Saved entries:
• • • •

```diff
diff --git a/python-audio-separator_amd/csrc/knobs.h b/python-audio-separator_amd/csrc/knobs.h
--- a/python-audio-separator_amd/csrc/knobs.h
+++ b/python-audio-separator_amd/csrc/knobs.h
@@ -106,6 +106,7 @@
   int conv_fuse_input = 1;
   int down6 = knob::num("ASX_DOWN6", 1);
   int up6 = knob::num("ASX_UP6", 1);
+  int updown_f16x3 = 1;
   bool fft3 = knob::on_unless_0("ASX_FFT3");
   bool fft3p = knob::on_unless_0("ASX_FFT3P");
 };
```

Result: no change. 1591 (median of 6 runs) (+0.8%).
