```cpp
static int split_cpl(int k) { return k == 3 ? 2 : ((k == 5 || k == 7) ? 1 : 0); }
static int split_units(int k)
{
    return k == 7 ? SplitUnits<7>::U : (k == 5 ? SplitUnits<5>::U : (k == 3 ? SplitPairs<3>::U : 0));
}
static int split_block(int cout, int k)
{
    if (k == 3) return (cout % 64 == 0) ? 64 : ((cout % 32 == 0) ? 32 : 0);
    return (cout % 64 == 0) ? 64 : ((cout % 32 == 0) ? 32 : ((k == 7 && cout % 16 == 0) ? 16 : 0));
}

extern "C" size_t vc_conv_packed_weight_bytes_split(int cout, int cin, int k)
{
    const int u = split_units(k), bn = split_block(cout, k), cpl = split_cpl(k);
    if (!u || !bn || !cpl || (cin % (8 * cpl))) return 0;
    return (size_t)(cout / bn) * (cin / (8 * cpl)) * u * 3 * (bn / 16) * 1024 + 16384;
}

template <class UN, int K, int CPL> static void pack_split(const float *w, int cout, int cin, int bn, int ps, unsigned short *dst)
{
    const int ntw = bn / 16, nchunk = cin / (8 * CPL), cps = cout / 4;
    for (int nb = 0; nb < cout / bn; ++nb)
        for (int c = 0; c < nchunk; ++c)
            for (int u = 0; u < UN::U; ++u) {
                unsigned short *unit = dst + (((size_t)nb * nchunk + c) * UN::U + u) * (3 * ntw * 512);
                for (int n = 0; n < ntw; ++n)
                    for (int lane = 0; lane < 64; ++lane) {
                        const int cop = nb * bn + 16 * n + (lane & 15), q = lane >> 4;
                        const int co = ps ? (cop % cps) * 4 + cop / cps : cop;
                        const int tap = q / CPL, pl = q % CPL;
                        for (int j = 0; j < 8; ++j) {
                            unsigned short pc[3] = {0, 0, 0};
                            if (UN::valid(u, tap))
                                split3_host(w[(((size_t)co * cin + (c * CPL + pl) * 8 + j) * K + UN::ky(u, tap)) * K + UN::kx(u, tap)], pc);
                            for (int piece = 0; piece < 3; ++piece) unit[((piece * ntw + n) * 64 + lane) * 8 + j] = pc[piece];
                        }
                    }
            }
}

template <int K> static void pack_split_period(const float *w, int cout, int cin, int bn, int ps, unsigned short *dst)
{
    typedef SplitPeriodCfg<K, 4> C;
    constexpr int CPL = C::CPL, KG = C::KG, U = C::U;
    const int ntw = bn / 16, nper = cin / (16 * CPL), cps = cout / 4;
    for (int nb = 0; nb < cout / bn; ++nb)
        for (int pr = 0; pr < nper; ++pr)
            for (int u = 0; u < U; ++u) {
                unsigned short *unit = dst + (((size_t)nb * nper + pr) * U + u) * (3 * ntw * 512);
                for (int n = 0; n < ntw; ++n)
                    for (int lane = 0; lane < 64; ++lane) {
                        const int cop = nb * bn + 16 * n + (lane & 15), q = lane >> 4;
                        const int co = ps ? (cop % cps) * 4 + cop / cps : cop;
                        const int g = 4 * u + q;
                        if (g >= 2 * KG) continue;
                        const int chunk = g / KG, tap = (g % KG) / CPL, pl = (g % KG) % CPL;
                        for (int j = 0; j < 8; ++j) {
                            unsigned short pc[3];
                            split3_host(w[(((size_t)co * cin + (2 * pr + chunk) * 8 * CPL + 8 * pl + j) * K + tap / K) * K + tap % K], pc);
                            for (int piece = 0; piece < 3; ++piece) unit[((piece * ntw + n) * 64 + lane) * 8 + j] = pc[piece];
                        }
                    }
            }
}
static bool split_period(int k, int cin, int bn)
{
    if (bn == 16) return false;
    static const bool padded = [] {
        const char *e = getenv("VC_SPLIT_PADDED"), *e3 = getenv("VC_SPLIT3_PADDED");
        return (e && e[0] && e[0] != '0') || (e3 && e3[0] && e3[0] != '0');
    }();
    if (padded) return false;
    return (k == 3 && (cin % 32) == 0) || ((k == 5 || k == 7) && (cin % 16) == 0);
}

extern "C" int vc_conv_pack_weights_split(const float *w, const float *bias, int cout, int cin, int k, int pixelshuffle, void *wpk_out,
                                          float *bias_out)
{
    const size_t bytes = vc_conv_packed_weight_bytes_split(cout, cin, k);
    if (!w || !wpk_out || !bias_out || !bytes || (pixelshuffle && (cout % 16))) return VC_EINVAL;
    memset(wpk_out, 0, bytes);
    unsigned short *dst = static_cast<unsigned short *>(wpk_out);
    const int bn = split_block(cout, k);
    if (split_period(k, cin, bn)) {
        if (k == 7) pack_split_period<7>(w, cout, cin, bn, pixelshuffle, dst);
        else if (k == 5) pack_split_period<5>(w, cout, cin, bn, pixelshuffle, dst);
        else pack_split_period<3>(w, cout, cin, bn, pixelshuffle, dst);
    } else if (k == 7) pack_split<SplitUnits<7>, 7, 1>(w, cout, cin, bn, pixelshuffle, dst);
    else if (k == 5) pack_split<SplitUnits<5>, 5, 1>(w, cout, cin, bn, pixelshuffle, dst);
    else pack_split<SplitPairs<3>, 3, 2>(w, cout, cin, bn, pixelshuffle, dst);
    const int cps = cout / 4;
    for (int cop = 0; cop < cout; ++cop) {
        const int co = pixelshuffle ? (cop % cps) * 4 + cop / cps : cop;
        bias_out[cop] = bias ? bias[co] : 0.0f;
    }
    return VC_OK;
}

template <int PB> __global__ void __launch_bounds__(256) k_split3(vc_view a, unsigned char *__restrict__ out, long long out_img_bytes)
{
    __shared__ __attribute__((aligned(16))) unsigned char sm[VC_RECORDS_LDS(PB)];
    const int nb = (a.c >> 3) / PB;
    const int x_run = (int)blockIdx.x * (256 / PB);
    const int gi = threadIdx.x % PB, x = x_run + (int)threadIdx.x / PB, y = blockIdx.y;
    const int n = blockIdx.z / nb, g0 = (blockIdx.z - n * nb) * PB;
    vc_u32x4 ph = {0, 0, 0, 0}, pm = ph, pl = ph;
    if (x < a.w) {
        const float *src = a.p + view_off(a, n, y, x) + 8 * (g0 + gi);
        vc_split_record(*reinterpret_cast<const f32x4 *>(src), *reinterpret_cast<const f32x4 *>(src + 4), ph, pm, pl);
    }
    const long long plane_bytes = (long long)a.h * a.w * 48;
    vc_store_records_256<PB>(sm, threadIdx.x, x < a.w, ph, pm, pl, out + n * out_img_bytes + g0 * plane_bytes + ((long long)y * a.w + x_run) * 48,
                             plane_bytes, min(256 / PB, a.w - x_run));
}

extern "C" int vc_split3(vc_stream s, vc_view a, void *out_split, long long out_image_bytes)
{
    if (!a.p || !out_split || (a.c % 8) || (a.sw % 4) || (a.sh % 4) || (a.sn % 4) || ((uintptr_t)a.p % 16) || ((uintptr_t)out_split % 16) ||
        (out_image_bytes % 16))
        return VC_EINVAL;
    const long long total = (long long)a.n * (a.c / 8) * a.h * a.w;
    if (total <= 0) return VC_OK;
    const long long img = out_image_bytes ? out_image_bytes : (long long)(a.c / 8) * a.h * a.w * 48;
    unsigned char *o = static_cast<unsigned char *>(out_split);
    const int cg = a.c / 8;
    const int pb = cg % 8 == 0 ? 8 : (cg % 4 == 0 ? 4 : (cg % 2 == 0 ? 2 : 1));
    const long long gz = (long long)a.n * (cg / pb);
    if (a.h > 65535 || gz > 65535) return VC_EINVAL;
    const dim3 grid((unsigned)((a.w + 256 / pb - 1) / (256 / pb)), (unsigned)a.h, (unsigned)gz);
    if (pb == 8) hipLaunchKernelGGL(k_split3<8>, grid, dim3(256), 0, as_stream(s), a, o, img);
    else if (pb == 4) hipLaunchKernelGGL(k_split3<4>, grid, dim3(256), 0, as_stream(s), a, o, img);
    else if (pb == 2) hipLaunchKernelGGL(k_split3<2>, grid, dim3(256), 0, as_stream(s), a, o, img);
    else hipLaunchKernelGGL(k_split3<1>, grid, dim3(256), 0, as_stream(s), a, o, img);
    VC_LAUNCH_CHECK();
    return VC_OK;
}

int conv_dispatch_split(hipStream_t st, ConvArgs a, int k, int stride)
{
    const int cpl = split_cpl(k);
    if (stride != 1 || !cpl || !a.in_sp3 || a.in_f16 || a.out_f16 || a.res_f16 || a.tail_wpk || a.epi != VC_EPI_NONE || a.in_xform != VC_IN_NONE ||
        (a.Cin % (8 * cpl)) || a.act == VC_ACT_SIGMOID || a.act == VC_ACT_CLAMP01)
        return VC_EINVAL;
    const int bn = split_block(a.Cout, k);
    if (!bn) return VC_EINVAL;
    const int cpp = a.out_mode == VC_OUT_PLAIN ? a.Cout : a.Cout / 4;
    if (a.out_mode != VC_OUT_PLAIN && (a.Cout % 16)) return VC_EINVAL;
    if (a.out_sp3 ? (cpp % 8 != 0) : !a.vec_out) return VC_EINVAL;
    if ((long long)cpl * a.H * a.W * 48 + (long long)(k + 15) * a.W * 48 + 48ll * 48 >= (1ll << 31)) return VC_EINVAL;
    if (a.res_sp3 && (!a.res || (cpp % 8))) return VC_EINVAL;
    if (!a.in_sn) a.in_sn = (long long)(a.Cin / 8) * a.H * a.W * 48;
    const int osc = a.out_mode == VC_OUT_PLAIN ? 1 : 2;
    if (a.out_sp3 && !a.out_sn) a.out_sn = (long long)(cpp / 8) * osc * a.Ho * osc * a.Wo * 48;
    if (a.res_sp3 && !a.res_sn) a.res_sn = (long long)(cpp / 8) * osc * a.Ho * osc * a.Wo * 48;
    if ((a.in_sn % 16) || (a.out_sp3 && (a.out_sn % 16)) || (a.res_sp3 && (a.res_sn % 8))) return VC_EINVAL;
    const int th = k == 3 ? 12 : (bn == 16 ? 24 : 16);
    a.tiles_x = (a.Wo + 31) / 32;
    a.tiles_y = (a.Ho + th - 1) / th;
    a.nblks = a.Cout / bn;
    a.total_blocks = a.tiles_x * a.tiles_y * a.nblks * a.N;
#ifdef VC_SPLIT_DIAG
    {
        const char *e = getenv("VC_SPLIT_VARIANT");
        const int v = e ? atoi(e) : 0;
#ifdef VC_DMA_DIAG
        if (k == 3 && split_period(k, a.Cin, bn) && bn == 64) {
            if (v == 64 + 128) return launch_conv_split_period<SplitPeriodCfg<3, 4, 12, 4, 64 + 128>>(st, a);
            if (v == 64 + 256) return launch_conv_split_period<SplitPeriodCfg<3, 4, 12, 4, 64 + 256>>(st, a);
            if (v == 64 + 32) return launch_conv_split_period<SplitPeriodCfg<3, 4, 12, 4, 64 + 32>>(st, a);
        }
        if (v == 64 && split_period(k, a.Cin, bn) && bn == 64) {
            if (k == 3) return launch_conv_split_period<SplitPeriodCfg<3, 4, 12, 4, 64>>(st, a);
            if (k == 7) return launch_conv_split_period<SplitPeriodCfg<7, 4, 16, 4, 64>>(st, a);
        }
#endif
        if (k == 7 && bn == 64) {
            switch (v) {
            case 1: return launch_conv_split<SplitCfg<7, 4, 1, 16, 4, 1>>(st, a);
            case 4: return launch_conv_split<SplitCfg<7, 4, 1, 16, 4, 4>>(st, a);
            case 16: return launch_conv_split<SplitCfg<7, 4, 1, 16, 4, 16>>(st, a);
            case 17: return launch_conv_split<SplitCfg<7, 4, 1, 16, 4, 17>>(st, a);
            case 21: return launch_conv_split<SplitCfg<7, 4, 1, 16, 4, 21>>(st, a);
            }
        }
    }
#endif
    if (split_period(k, a.Cin, bn)) {
        if (k == 7) return bn == 64 ? launch_conv_split_period<SplitPeriodCfg<7, 4>>(st, a) : launch_conv_split_period<SplitPeriodCfg<7, 2>>(st, a);
        if (k == 5) return bn == 64 ? launch_conv_split_period<SplitPeriodCfg<5, 4>>(st, a) : launch_conv_split_period<SplitPeriodCfg<5, 2>>(st, a);
        return bn == 64 ? launch_conv_split_period<SplitPeriodCfg<3, 4>>(st, a) : launch_conv_split_period<SplitPeriodCfg<3, 2>>(st, a);
    }
    if (k == 7 && bn == 16) return launch_conv_split<SplitCfg<7, 1, 1, 24>>(st, a);
    if (k == 7) return bn == 64 ? launch_conv_split<SplitCfg<7, 4>>(st, a) : launch_conv_split<SplitCfg<7, 2>>(st, a);
    if (k == 5) return bn == 64 ? launch_conv_split<SplitCfg<5, 4>>(st, a) : launch_conv_split<SplitCfg<5, 2>>(st, a);
    if (k == 3) return bn == 64 ? launch_conv_split<SplitCfg<3, 4, 2, 12>>(st, a) : launch_conv_split<SplitCfg<3, 2, 2, 12>>(st, a);
    return VC_EINVAL;
}

#if defined(VC_SPLIT_DIAG) && defined(VC_DMA_DIAG)
extern "C" int vc_debug_dma_stamps(unsigned long long *out8)
{
    if (hipDeviceSynchronize() != hipSuccess) return VC_ELAUNCH;
    if (hipMemcpyFromSymbol(out8, HIP_SYMBOL(g_vc_dma_stamps), 8 * sizeof(unsigned long long)) != hipSuccess) return VC_ELAUNCH;
    unsigned long long zero[8] = {0};
    if (hipMemcpyToSymbol(HIP_SYMBOL(g_vc_dma_stamps), zero, sizeof(zero)) != hipSuccess) return VC_ELAUNCH;
    return VC_OK;
}
#endif
```

Before: 21.71 frames/s.

## Add wide 128-channel split-period conv tile for 3x3 layers with register bias

Adds a wide variant of the 3x3 split-period conv that covers 128 output channels with an 8-row tile instead of 64 channels with 12 rows. A heuristic picks it when its rounded work across 256-wide rounds is no larger. In the wide variant, bias lives in registers and is broadcast with ds_bpermute rather than staged in LDS. Weight fragments are gathered from two packed 64-channel units, so no repack is needed, and per-unit A offsets are computed inline to save registers. The aim is more weight reuse per loaded input tile and fewer input reloads, at the cost of higher register pressure and possibly lower occupancy. A residual-alignment guard is also added to the record epilogue.

After: 21.82 frames/s, median of 6. No clear change (+0.5%).

```diff
diff --git a/video-compression_amd/csrc/conv_split.h b/video-compression_amd/csrc/conv_split.h
--- a/video-compression_amd/csrc/conv_split.h
+++ b/video-compression_amd/csrc/conv_split.h
@@ -234,7 +234,8 @@
 {
     constexpr int WM = C::WM, WN = C::WN;
     if constexpr (SC_NG > 0 || (C::A_BYTES / 8 >= 3072 && WN % 2 == 0)) {
-        if (sc && p.out_sp3 && p.out_mode == VC_OUT_PLAIN) {
+        const bool res16 = !p.res_sp3 || (((unsigned long long)p.res_sn | (unsigned long long)reinterpret_cast<uintptr_t>(p.res)) & 15ull) == 0;
+        if (sc && p.out_sp3 && p.out_mode == VC_OUT_PLAIN && res16) {
             constexpr int NG = SC_NG > 0 ? SC_NG : ((C::A_BYTES / 8 >= WN * 1536) ? WN : 2);
             split_epilogue_records<C, NG, T0, T1>(p, acc, cur, wave, px, q, sc);
             return;
@@ -497,6 +498,16 @@
     static constexpr int SLOTB = EXACT ? FRAGS * 1024 : ROUNDS * 8192;
     static constexpr int nb(int grp) { return ROUNDS - ((EXACT && grp == 1) ? 1 : 0); }
     static constexpr int B_OFF = 2 * A_BYTES, BIAS_OFF = B_OFF + RING_ * SLOTB, LDS_FIXED = BIAS_OFF;
+    static constexpr bool BIAS_REG = NTW_ == 8;
+    static constexpr int SRC_NTW = NTW_ == 8 ? 4 : NTW_, SRC_FRAGS = 3 * SRC_NTW;
+    static_assert(NTW_ % SRC_NTW == 0 && (SRC_NTW == NTW_ || (!EXACT && LASTW == 8)), "a wide unit is whole rounds over whole packed units");
+    static constexpr int frag(int piece, int n) { return (n / SRC_NTW) * SRC_FRAGS + piece * SRC_NTW + n % SRC_NTW; }
+    static constexpr int unit_off(int u, int q) { return kg_chunk(u, q) * A_BYTES + kg_plane(u, q) * PLANE_B + ((kg_tap(u, q) / K_) * COLS + kg_tap(u, q) % K_) * PXB; }
+    static constexpr bool UNIT_OFF_REGS = NTW_ != 8;
+    static constexpr int LDS_MAX = 160 * 1024;
+    static_assert(LDS_FIXED <= LDS_MAX, "two chunk images and the weight ring must fit the CU's LDS");
+    static_assert(!BIAS_REG || BN == 128, "the register bias holds one block of 128 channels");
+    static_assert(A_BYTES / 8 >= 2 * 1536, "the record epilogue stages two N-tiles per wave in its eighth of buffer Y");
     static constexpr int D = RING_ - 2;
     static_assert(D == 2, "the issue windows below are laid out for weights requested two units ahead");
     static constexpr bool kg_valid(int u, int q) { return 4 * u + q < 2 * KG; }
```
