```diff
@@ -211,12 +238,37 @@
     };
     const uint32_t lds_base = (uint32_t)(size_t)((AS3 char*)smem);
     const uint32_t lds0 = lds_base + (uint32_t)wave * 1024u;
-    const uint32_t tr_base = (uint32_t)((8 * (lane >> 4) + ((lane >> 2) & 3)) * 256 + ((lane & 3) >> 1) * 16 + (lane & 1) * 8);
+    const uint32_t tr_base = tr_lane_base<SUB>(lane);
     const uint32_t tr_swz = (uint32_t)swz_tr<128>(8 * (lane >> 4) + ((lane >> 2) & 3)) << 4;
     auto b_region = [&](int j) -> uint32_t { return (uint32_t)(A_BYTES + ((wn * WN + 16 * j) >> 7) * 16384); };
     auto b_chunk16 = [&](int j) -> uint32_t { return (uint32_t)(2 * ((wn * WN + 16 * j) & 127)); };
     const uint32_t a_region = BM == 256 ? (uint32_t)wm * 16384u : 0u;
     const uint32_t a_chunk0 = BM == 256 ? 0u : (uint32_t)wm * 128u;
+    constexpr int NTB = BN == 384 ? TN / 2 : 1;
+    uint32_t tr_a[2] = {0u, 0u}, tr_b[2][NTB] = {};
+    if constexpr (SUB) {
+#pragma unroll
+        for (int s = 0; s < 2; ++s) {
+            const uint32_t slot = lds_base + (uint32_t)(s * TILE) + tr_base;
+            if constexpr (AT) {
+                tr_a[s] = slot + (BM == 256 ? (uint32_t)wm * 16384u : (uint32_t)wm * 1024u);
+                asm volatile("" : "+v"(tr_a[s]));
+            }
+            if constexpr (BT) {
+#pragma unroll
+                for (int jj = 0; jj < NTB; ++jj) {
+                    const int c = wn * WN + 32 * jj;
+                    tr_b[s][jj] = slot + (uint32_t)(A_BYTES + (c >> 7) * 16384 + ((c >> 4) & 7) * 256);
+                    asm volatile("" : "+v"(tr_b[s][jj]));
+                }
+            }
+        }
+    }
+    auto b_frag = [&](int s, int j, int ks) -> bf16x8 {
+        if constexpr (BN == 384) return tr_frag<SUB>(tr_b[s][j >> 1], (uint32_t)((j & 1) * 256 + ks * 8192));
+        else return tr_frag<SUB>(tr_b[s][0], (uint32_t)(j * 256 + ks * 8192));
+    };
+    auto a_frag = [&](int s, int t, int ks) -> bf16x8 { return tr_frag<SUB>(tr_a[s], (uint32_t)(t * 256 + ks * 8192)); };
     auto load_a = [&](char* region, int j) {
         const uint32_t off = s_la + s_baseA + (AT ? (uint32_t)(j & 1) * s_strideA + (uint32_t)(j >> 1) * 256u : (uint32_t)j * s_strideA);
         glds16(s_ra, off, lds0 + (uint32_t)(region - smem) + (uint32_t)j * 8192u);
@@ -313,8 +365,9 @@
         float rsum[2] = {0.f, 0.f};
         const bool do_rowsum = (EC == 2 || EC == 6) && p.rowsum != nullptr && cu.n0 == 0;
 
-        auto ktile = [&](auto rs_, char* cur, char* oth) {
+        auto ktile = [&](auto rs_, auto slot_, char* cur, char* oth) {
             constexpr bool RS = decltype(rs_)::value;
+            constexpr int SL = decltype(slot_)::value;
             const char* la = cur;
             const char* lb = cur + A_BYTES;
             if constexpr (!AT) {
@@ -326,14 +379,16 @@
                     if constexpr (!LATE) { stage_phase(q_, I0{}, cur, oth); stage_phase(q_, I1{}, cur, oth); if constexpr (KMAX == 3) stage_phase(q_, I2{}, cur, oth); }
 #endif
                     uint32_t sw = tr_swz;
-                    if constexpr (BT && q == 0) asm volatile("" : "+v"(sw));
+                    if constexpr (!SUB && BT && q == 0) asm volatile("" : "+v"(sw));
                     if constexpr (q == 0) {
 #pragma unroll
                         for (int ks = 0; ks < 2; ++ks)
 #pragma unroll
-                            for (int j = 0; j < TN; ++j)
-                                bfr[ks][j] = BT ? tr_frag(lds_base + (uint32_t)(cur - smem) + b_region(j), tr_base, sw, b_chunk16(j), ks)
-                                                : read_frag<BN, false>(lb, wn * WN + 16 * j, ks, lane);
+                            for (int j = 0; j < TN; ++j) {
+                                if constexpr (!BT) bfr[ks][j] = read_frag<BN, false>(lb, wn * WN + 16 * j, ks, lane);
+                                else if constexpr (!SUB) bfr[ks][j] = tr_frag_xor(lds_base + (uint32_t)(cur - smem) + b_region(j), tr_base, sw, b_chunk16(j), ks);
+                                else bfr[ks][j] = b_frag(SL, j, ks);
+                            }
                     }
                     bf16x8 af[2][RT];
 #pragma unroll
@@ -375,15 +430,24 @@
                     constexpr int ks = q >> 1, mh = q & 1;
                     __builtin_amdgcn_sched_barrier(0);
                     bf16x8 af[TMH];
-                    uint32_t sw = tr_swz;
-                    asm volatile("" : "+v"(sw));
-                    const uint32_t slot = lds_base + (uint32_t)(cur - smem);
-                    if constexpr (mh == 0) {
-#pragma unroll
-                        for (int j = 0; j < TN; ++j) bfr[j] = tr_frag(slot + b_region(j), tr_base, sw, b_chunk16(j), ks);
-                    }
-#pragma unroll
-                    for (int ii = 0; ii < TMH; ++ii) af[ii] = tr_frag(slot + a_region, tr_base, sw, a_chunk0 + 32u * (TMH * mh + ii), ks);
+                    if constexpr (!SUB) {
+                        uint32_t sw = tr_swz;
+                        asm volatile("" : "+v"(sw));
+                        const uint32_t slot = lds_base + (uint32_t)(cur - smem);
+                        if constexpr (mh == 0) {
+#pragma unroll
+                            for (int j = 0; j < TN; ++j) bfr[j] = tr_frag_xor(slot + b_region(j), tr_base, sw, b_chunk16(j), ks);
+                        }
+#pragma unroll
+                        for (int ii = 0; ii < TMH; ++ii) af[ii] = tr_frag_xor(slot + a_region, tr_base, sw, a_chunk0 + 32u * (TMH * mh + ii), ks);
+                    } else {
+                        if constexpr (mh == 0) {
+#pragma unroll
+                            for (int j = 0; j < TN; ++j) bfr[j] = b_frag(SL, j, ks);
+                        }
+#pragma unroll
+                        for (int ii = 0; ii < TMH; ++ii) af[ii] = a_frag(SL, TMH * mh + ii, ks);
+                    }
                     if constexpr (!LATE) {
                         stage_phase(q_, I0{}, cur, oth); stage_phase(q_, I1{}, cur, oth);
                         if constexpr (KMAX == 3) stage_phase(q_, I2{}, cur, oth);
@@ -439,8 +503,8 @@
         };
 
         for (int kt = 0; kt < cu.nkt; kt += 2) {
-            ktile(std::bool_constant<EC == 2 || EC == 6>{}, buf0, buf1);
-            ktile(std::bool_constant<EC == 2 || EC == 6>{}, buf1, buf0);
+            ktile(std::bool_constant<EC == 2 || EC == 6>{}, I0{}, buf0, buf1);
+            ktile(std::bool_constant<EC == 2 || EC == 6>{}, I1{}, buf1, buf0);
         }
 
         const int m0 = cu.m0, n0 = cu.n0;
```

• • • •

• _Your instructions_: Count every line in the data that contains the word "knobs", then give that count and nothing else.

• _Output for this task_: 3